Member of the Chamber of Deputies
- In office 15 May 1961 – 15 May 1965
- Constituency: 16th Departmental Grouping

Personal details
- Born: 10 December 1917 Chillán, Chile
- Died: 17 June 2003 (aged 85) Chillán, Chile
- Party: Radical Party
- Spouse(s): Alcelsa Martínez Iris Sepúlveda
- Children: Two
- Parent(s): Carlos Luis González Aedo Lucinda Rosa Utreras
- Occupation: Journalist, politician

= Carlos González Utreras =

Chilean journalist and politician (1917-2003)

Carlos González Utreras (10 December 1917 – 17 June 2003) was a Chilean journalist and politician affiliated with the Radical Party. He served as Deputy of the Republic for the 16th Departmental Grouping – Chillán, Bulnes, and Yungay – during the legislative period 1961–1965.

==Biography==
Born in Chillán on 10 December 1917, he was the son of Carlos Luis González Aedo and Lucinda Rosa Utreras. He married Alcelsa Nieves Martínez Labrín on 16 September 1941, with whom he had one daughter, Cecilia Eugenia. After being widowed, he married Iris Sepúlveda Mora, with whom he had another daughter, Irisol Carolina.

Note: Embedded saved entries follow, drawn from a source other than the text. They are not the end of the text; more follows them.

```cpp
int launch_expand_dw_stream(const BlockCall& c, hipStream_t st) {
    RUN_RC(block_call_check("expand_dw_stream", BK_STREAM, c));
    const int B = c.B, H = c.H, W = c.W, Cin = c.Cin, Cexp = c.Cexp, stride = c.stride, rate = c.rate;
    const bool f32 = Cin <= 32;
    const bool h16 = !f32 && c.expand.np == AMS_NP_F16;
    const int np = f32 ? 0 : h16 ? 2 : c.expand.np;
    AMS_REQUIRE((int64_t)H * W * Cexp * 4 < 0x7fffffffLL, "expand_dw_stream: a frame of the output exceeds 2 GiB");
    XdsPlan p;
    AMS_REQUIRE(xds_plan(B, H, W, Cin, Cexp, rate, np, &p), "expand_dw_stream: no segment geometry fits LDS (W=%d rate=%d)", W, rate);
    XdsArgs a;
    memset(&a, 0, sizeof(a));
    a.x = c.x; a.xs = f32 ? nullptr : c.x_parts; a.xs_plane = c.x_plane; a.wf = c.expand.w; a.B = B; a.H = H; a.W = W; a.Cin = Cin; a.wp = c.expand.panels; a.plane = c.expand.plane;
    a.sc_e = c.expand.scale; a.sh_e = c.expand.shift; a.act_e = c.expand.act;
    a.Cexp = Cexp; a.w_dw = c.dw.w; a.sc_d = c.dw.scale; a.sh_d = c.dw.shift; a.act_d = c.dw.act; a.y = c.y; a.rate = rate;
    a.stride = stride;
    if (stride == 2) {
        int pt, pl;
        same_pad(H, 3, 2, 1, &a.Ho, &pt);
        same_pad(W, 3, 2, 1, &a.Wo, &pl);
        a.cy0 = 1 - pt; a.cx0 = 1 - pl;
    }
    const int step = 16 * p.nwe;
    a.SH = p.SH; a.SW = p.SW; a.Wp = p.SW + 2; a.T = ((p.SH + 2) * a.Wp + step - 1) / step; a.ring = p.ring;
    a.nsy = p.nsy; a.nsx = p.nsx; a.chunks = (Cexp + 16 * p.nt - 1) / (16 * p.nt);
    a.items = B * rate * rate * p.nsy * p.nsx; a.groups = p.groups;
    a.y_fmt = c.y_fmt;
    a.timed = knobs().xwr_timed;
    if (h16) {
        AMS_REQUIRE(p.nwe == 4 && p.nwd == 4, "expand_dw_stream: the fp16 form runs with 4 + 4 waves");
        switch (Cin / 32) {
            case 2: return launch_xds_h16<2>(a, p, st);
            case 3: return launch_xds_h16<3>(a, p, st);
            default: return launch_xds_h16<5>(a, p, st);
        }
    }
    if (f32) return Cin <= 16 ? launch_xds_f32<1>(a, p, st) : launch_xds_f32<2>(a, p, st);
    switch (Cin / 32) {
        case 2: return launch_xds_ks<2>(a, p, np, st);
        case 3: return launch_xds_ks<3>(a, p, np, st);
        default: return launch_xds_ks<5>(a, p, np, st);
    }
}

}
```

ams_amd/csrc/k_xdw_wreg.hip:

```cpp
#include "pw_common.hpp"
#include "split_bf16.hpp"
#include "block_call.hpp"

namespace ams {

#ifdef AMS_XDW_PK
#define AMS_DW_FMA4(A_, V_, W_) fma4_pk(A_, V_, W_)
#else
#define AMS_DW_FMA4(A_, V_, W_) do { A_.x = fmaf(V_.x, W_.x, A_.x); A_.y = fmaf(V_.y, W_.y, A_.y); A_.z = fmaf(V_.z, W_.z, A_.z); A_.w = fmaf(V_.w, W_.w, A_.w); } while (0)
#endif

struct XwrArgs {
    const unsigned short* xs;
    int64_t xs_plane;
    int B, H, W, Cin;
    const unsigned short* wp;
    int64_t plane;
    const float* sc_e; const float* sh_e;
    int act_e;
    int Cexp;
    const float* w_dw;
    const float* sc_d; const float* sh_d;
    int act_d;
    float* y;
    int rate;
    int SH, SW, Wp, T, ring;
    int nsy, nsx;
    int cgroups;
    int items, groups;
    int y_fmt;
};

__device__ unsigned long long g_xwr_cycles[1024][8];
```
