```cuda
template <int N>
__device__ __forceinline__ void wgmma_bf16(float (&d)[N / 2], uint64_t desc_a, uint64_t desc_b, uint32_t scale_d);
template <>
__device__ __forceinline__ void wgmma_bf16<32>(float (&d)[16], uint64_t desc_a, uint64_t desc_b, uint32_t scale_d) {
  asm volatile(
      "{\n\t.reg .pred p;\n\tsetp.ne.b32 p, %18, 0;\n\t"
      "wgmma.mma_async.sync.aligned.m64n32k16.f32.bf16.bf16 {%0, %1, %2, %3, %4, %5, %6, %7, %8, %9, %10, %11, %12, %13, %14, %15}, %16, %17, p, 1, 1, 0, 0;\n\t}\n"
      : "+f"(d[0]), "+f"(d[1]), "+f"(d[2]), "+f"(d[3]), "+f"(d[4]), "+f"(d[5]), "+f"(d[6]), "+f"(d[7]), "+f"(d[8]), "+f"(d[9]), "+f"(d[10]), "+f"(d[11]), "+f"(d[12]), "+f"(d[13]), "+f"(d[14]), "+f"(d[15])
      : "l"(desc_a), "l"(desc_b), "r"(scale_d));
}
template <>
__device__ __forceinline__ void wgmma_bf16<64>(float (&d)[32], uint64_t desc_a, uint64_t desc_b, uint32_t scale_d) {
  asm volatile(
      "{\n\t.reg .pred p;\n\tsetp.ne.b32 p, %34, 0;\n\t"
      "wgmma.mma_async.sync.aligned.m64n64k16.f32.bf16.bf16 {%0, %1, %2, %3, %4, %5, %6, %7, %8, %9, %10, %11, %12, %13, %14, %15, %16, %17, %18, %19, %20, %21, %22, %23, %24, %25, %26, %27, %28, %29, %30, %31}, %32, %33, p, 1, 1, 0, 0;\n\t}\n"
      : "+f"(d[0]), "+f"(d[1]), "+f"(d[2]), "+f"(d[3]), "+f"(d[4]), "+f"(d[5]), "+f"(d[6]), "+f"(d[7]), "+f"(d[8]), "+f"(d[9]), "+f"(d[10]), "+f"(d[11]), "+f"(d[12]), "+f"(d[13]), "+f"(d[14]), "+f"(d[15]), "+f"(d[16]), "+f"(d[17]), "+f"(d[18]), "+f"(d[19]), "+f"(d[20]), "+f"(d[21]), "+f"(d[22]), "+f"(d[23]), "+f"(d[24]), "+f"(d[25]), "+f"(d[26]), "+f"(d[27]), "+f"(d[28]), "+f"(d[29]), "+f"(d[30]), "+f"(d[31])
      : "l"(desc_a), "l"(desc_b), "r"(scale_d));
}
template <>
__device__ __forceinline__ void wgmma_bf16<128>(float (&d)[64], uint64_t desc_a, uint64_t desc_b, uint32_t scale_d) {
// ... 18 lines not shown
```

### asv_subtools_b200/csrc/tdnn_gemm.cu

```cuda
#include <cuda.h>
#include <cuda_bf16.h>
#include <cuda_runtime.h>

#include <stdlib.h>

#include <mutex>

#include "common.cuh"
#include "ptx.cuh"

namespace xvb {

constexpr int kBlockM = 128;
constexpr int kBlockK = 64;
constexpr int kABytes = kBlockM * kBlockK * 2;
constexpr int kNumConsumers = 256;
constexpr int kProducerWarp = kNumConsumers / 32;
constexpr int kSlabBytes = 16384;
constexpr int kStagePlaneBytes = 64 * kBlockK * 2;
constexpr int kStageOutBytes = 2 * kStagePlaneBytes;
constexpr int kCoefBytes = 3 * kBlockK * 4;
constexpr int kEpiBytes = 2 * (kStageOutBytes + kCoefBytes);
static_assert(kEpiBytes >= kSlabBytes, "the histogram slab lives in the epilogue region");

template <int BLOCK_N, bool kHist, bool kSwish>
__host__ __device__ constexpr bool ping_pong() { return BLOCK_N == 128 && !kHist && !kSwish; }
template <int BLOCK_N, bool kHist, bool kSwish>
__host__ __device__ constexpr int gemm_threads() { return kNumConsumers + (ping_pong<BLOCK_N, kHist, kSwish>() ? 128 : 32); }
constexpr uint32_t kProducerRegs = 40, kConsumerRegs = 232;

struct TdnnGemmParams {
  int B, T, Cin, Cout;
  int Tb, Bb, num_t_blk, num_b_blk, num_n_blk, num_tiles;
  int ntaps, cin_p16, num_cblk;
  int ctx[XVB_MAX_TAPS];
  int flags;
  const float* bias;
  const float* scale;
  const float* shift;
  const float* row_bias;
  const float* utt_bias;
  long long ld_utt;
  int log2_tb;
  float* pool_partial;
  int num_src;
  int unit_first, unit_stride;
  unsigned long long* hist;
  const int* row_label;
  const int* col_label;
  float hist_lo, hist_inv_w;
  int hist_bins;
  int hist_sym;
  int hist_group, num_units;
  int k_slices, kb_per_slice;
  int group_ng, group_kg;
  int out_T;
  const int* lengths;
  int tma_store;
#ifdef XVB_TILE_TIMELINE
  unsigned long long* timeline;
  int timeline_tiles;
  int timeline_general;
#endif
  __nv_bfloat16* y_hi;
  __nv_bfloat16* y_lo;
  long long ldy;
  float* y_f32;
  long long ldyf;
};

template <int BLOCK_N, bool kPool, bool kHist>
__host__ __device__ constexpr bool staged_epilogue() { return !kPool && !kHist && BLOCK_N % kBlockK == 0; }

template <int BLOCK_N, bool kStagedEpi>
struct GemmCfg {
  static constexpr int kTailBytes = kStagedEpi ? kEpiBytes : kSlabBytes;
  static constexpr int kBBytes = BLOCK_N * kBlockK * 2;
  static constexpr int kStageBytes = 2 * kABytes + 2 * kBBytes;
  static constexpr int kStages = (192 * 1024) / kStageBytes > 6 ? 6 : (192 * 1024) / kStageBytes;
  static constexpr int kAccRegs = BLOCK_N / 2;
  static constexpr int kSmemBytes = kStages * kStageBytes + kTailBytes + 1024  + 256 ;
  static_assert(kSmemBytes <= 232448, "exceeds the 227 KB shared memory of an sm_90 CTA");
  static_assert(kStages >= 2, "need at least a double-buffered operand pipeline");
};

template <bool kHist>
__device__ __forceinline__ bool decode_tile(const TdnnGemmParams& p, int tile, int& m_unit, int& n_blk, int& slice) {
  slice = 0;
  if constexpr (!kHist) {
    if (p.k_slices > 1) { slice = tile % p.k_slices; tile /= p.k_slices; }
    m_unit = p.unit_first + (tile / p.num_n_blk) * p.unit_stride;
    n_blk = tile % p.num_n_blk;
    return true;
  } else {
    const int per_band = p.num_n_blk * p.hist_group;
    const int band = tile / per_band, r = tile - band * per_band;
    n_blk = r / p.hist_group;
    const int mi = band * p.hist_group + (r - n_blk * p.hist_group);
    m_unit = 2 * (p.unit_first + (mi >> 1) * p.unit_stride) + (mi & 1);
    return mi < 2 * p.num_units && !(p.hist_sym && n_blk < m_unit);
  }
}

__device__ __forceinline__ void chan_merge(float& n, float& mean, float& m2, float nb, float meanb, float m2b) {
  const float tot = n + nb;
  if (tot > 0.f) {
    const float d = meanb - mean, wb = nb / tot;
    mean = fmaf(d, wb, mean);
    m2 += m2b + d * d * n * wb;
  }
  n = tot;
}

__device__ __noinline__ float epi_tanh(float v) { return tanhf(v); }
__device__ __noinline__ float epi_sigmoid(float v) { return 1.f / (1.f + expf(-v)); }

__device__ __noinline__ void epi_zero_row(const TdnnGemmParams& p, long long grow, long long frow, int c_begin, int c_end) {
  for (int c = c_begin; c < c_end; c += 8) {
    const bool has1 = c + 1 < p.Cout;
    if (p.y_hi) {
      if (has1) {
        *reinterpret_cast<uint32_t*>(p.y_hi + grow * p.ldy + c) = 0u;
        *reinterpret_cast<uint32_t*>(p.y_lo + grow * p.ldy + c) = 0u;
      } else {
        p.y_hi[grow * p.ldy + c] = __float2bfloat16(0.f);
        p.y_lo[grow * p.ldy + c] = __float2bfloat16(0.f);
      }
    }
    if (p.y_f32) {
      float* df = p.y_f32 + frow * p.ldyf + c;
      if (has1) *reinterpret_cast<float2*>(df) = make_float2(0.f, 0.f);
      else *df = 0.f;
    }
  }
}

#ifdef XVB_TILE_TIMELINE
#define XVB_TL(...) __VA_ARGS__
constexpr int kTimelineHead = 8, kTimelineRec = 8;
static unsigned long long* g_timeline = nullptr;
static int g_timeline_tiles = 0;
static bool g_timeline_direct = false;
__device__ __forceinline__ unsigned long long global_timer() {
  unsigned long long t;
  asm volatile("mov.u64 %0, %%globaltimer;" : "=l"(t));
  return t;
}
#else
#define XVB_TL(...)
#endif
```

He completed his secondary education at the Liceo de Hombres de Chillán and pursued legal studies at the University of Concepción. Professionally, he worked as a journalist for the newspaper El Sur of Concepción between 1941 and 1944.

==Political career==
A member of the Radical Party, González began his public service career as a municipal councilman (regidor) of Chillán between 1950 and 1953 and subsequently served as mayor from 1953 to 1956. He was later re-elected as councilman from 1956 to 1961.

In 1961, he was elected Deputy for the 16th Departmental Grouping “Chillán, Bulnes, and Yungay.” During his tenure (1961–1965), he served on the Permanent Commission of Internal Government and was alternate member of the Commission on Public Education.

==Civic engagement==
Deeply involved in local civic life, González participated in various cultural and social organizations of his native city. He was a member of the Centro Cultural Pedro Lagos Marchant, the Sociedad de Empleados de Comercio, the Club Comercial, the Corporación Colegio Concepción de Chillán, and the sports club Ñublense, among other institutions.

He died in Chillán on 17 June 2003, at the age of 85, due to colon cancer.